Sunday, October 14, 2012

Black Swans - Occasion for Song



Black Swans – Occasion for Song (4.5/5)

Death may be the most difficult topic to honestly, straightforwardly address in popular music.  The topic is so imposing that it is nearly impossible to fully explore the one constant of human existence within a three or four minute song.  Luckily for Black Swans, they tackle the subject of death not through a single song, but over the course of a nearly hour long album.  The single loss that hovers over the album happens to be that of Noel Sayre, the band’s violinist who died suddenly in a swimming pool.  The front cover pictures the stark, imposing image of a diving board.  And absence is at the heart of the album, since much of the music and lyrics are less about death itself than with coming to grips with loss.

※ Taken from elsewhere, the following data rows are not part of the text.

# KristianHolme/DRiL.jl

Hardware: AMD Instinct MI355X
Metric: env-steps/s (rollout+PPO update) at n_envs=65536 (higher is better)
Workload: dtype f32 (f16x2 split, f32 accumulate)

## Files before the change

dril.jl_amd/csrc/dril_grad_pair.hip:

```cpp
#include <utility>

#include "dril_grad_common.h"
#include "dril_split_pieces.h"

namespace dril {

template <int D, int O> struct PairLds {
    static constexpr int H = 64, DP = FirstLayer<D>::DP, OP = (O + 3) / 4 * 4;
    static constexpr bool WIDE_IN = D > 4;
    static constexpr int W1T = 0, B1 = W1T + DP * H, B2 = B1 + H, W3S = B2 + H, W3B = W3S + O * H, B3 = W3B + O * H, SMALL_END = (B3 + OP + 127) / 128 * 128;
    static constexpr int WIMG = SMALL_END;
    static constexpr int PAIR0 = WIMG + 2 * 2048;
    static constexpr int P1 = 0, P2 = P1 + 2 * 1024, P3 = P2 + 2 * 1024, XI = P3 + (WIDE_IN ? 2 * 1024 : 0), PO = XI + (WIDE_IN ? 2 * 512 : 0);
    static constexpr int RQ = RecLayout<D>::RS == 3 ? 4 : 2, RECB = RQ * 32 * 4;
    static constexpr int REC = (PO + 2 * O * 32 + 3) / 4 * 4, VO = REC + 2 * RECB, VAL = VO + 2 * 64, PAIR_SIZE = (VAL + 2 * 64 + 127) / 128 * 128;
    static constexpr int END = PAIR0 + 2 * PAIR_SIZE;
    static_assert((4 * WIMG) % 512 == 0 && (4 * PAIR0) % 512 == 0 && (4 * PAIR_SIZE) % 512 == 0 && (4 * P2) % 512 == 0, "image bases must be multiples of 512 bytes");
};
__device__ __forceinline__ f16x8 load_frag_W_T(const char* wimg, int tmk, int tmk16, int piece, int mi, int s) {
    const int off = (32 * mi + 16 * s) * 128 + piece * 8192;
    return __builtin_bit_cast(f16x8, frag8(lds_read_tr16(wimg, tmk + off), lds_read_tr16(wimg, tmk16 + off + 4 * 128)));
}
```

“Portsmouth, Ohio” is the only song that directly grapples with Sayre’s death, and it serves as a sort of emotional and thematic centerpiece.  Black Swans tackle the subject with a hushed understatement, preferring to let the real life narrative speak for itself without a forced emotional push.  The song’s refrain, “Nobody’s supposed to die three days before the Fourth of July,” is delivered matter of fact like.  Within that phrase is imbedded the unthinkable nature of death—that, try as we might, we can never truly wrap our heads around the idea of not existing.  It also emphasizes the devastating abruptness of such an accident, a reminder that no one is guaranteed the supposedly requisite 75 years. 

The rest of the album approaches death obliquely.  Even when the subject matter seems to deal with our past, because of the shadow Sayre’s death casts across the album, each song seems to fashioning a cartographic image of mortality.  When singer, Jerry Decicca, tells us, “I give one hundred dollar bills to homeless men, so they can get fucked up right,” I can’t help but think that he’s giving us a perverse reinterpretation of carpe diem.  In “Work Song” Decicca ruminates on the tension between material necessities and spiritual fulfillment, singing “Watch the seahawk dive, it needs food just like you and I to survive.”  For some of his best lyrics, he relies on concrete imagery rather than abstraction in order to cut to the pith of his meaning.

Each song sounds both lush and ramshackle, like an intricate bird’s nest thatched together by twigs and mud.  Decicca’s singing is similarly rugged, falling somewhere between Leonard Cohen and Bob Dylan’s speak-sing.  But the most interesting aspect of their music is what’s missing.  Instead of trying to replicate Sayre’s violin, Black Swans instead chose to do without the instrument, possibly deciding that some things are just irreplaceable.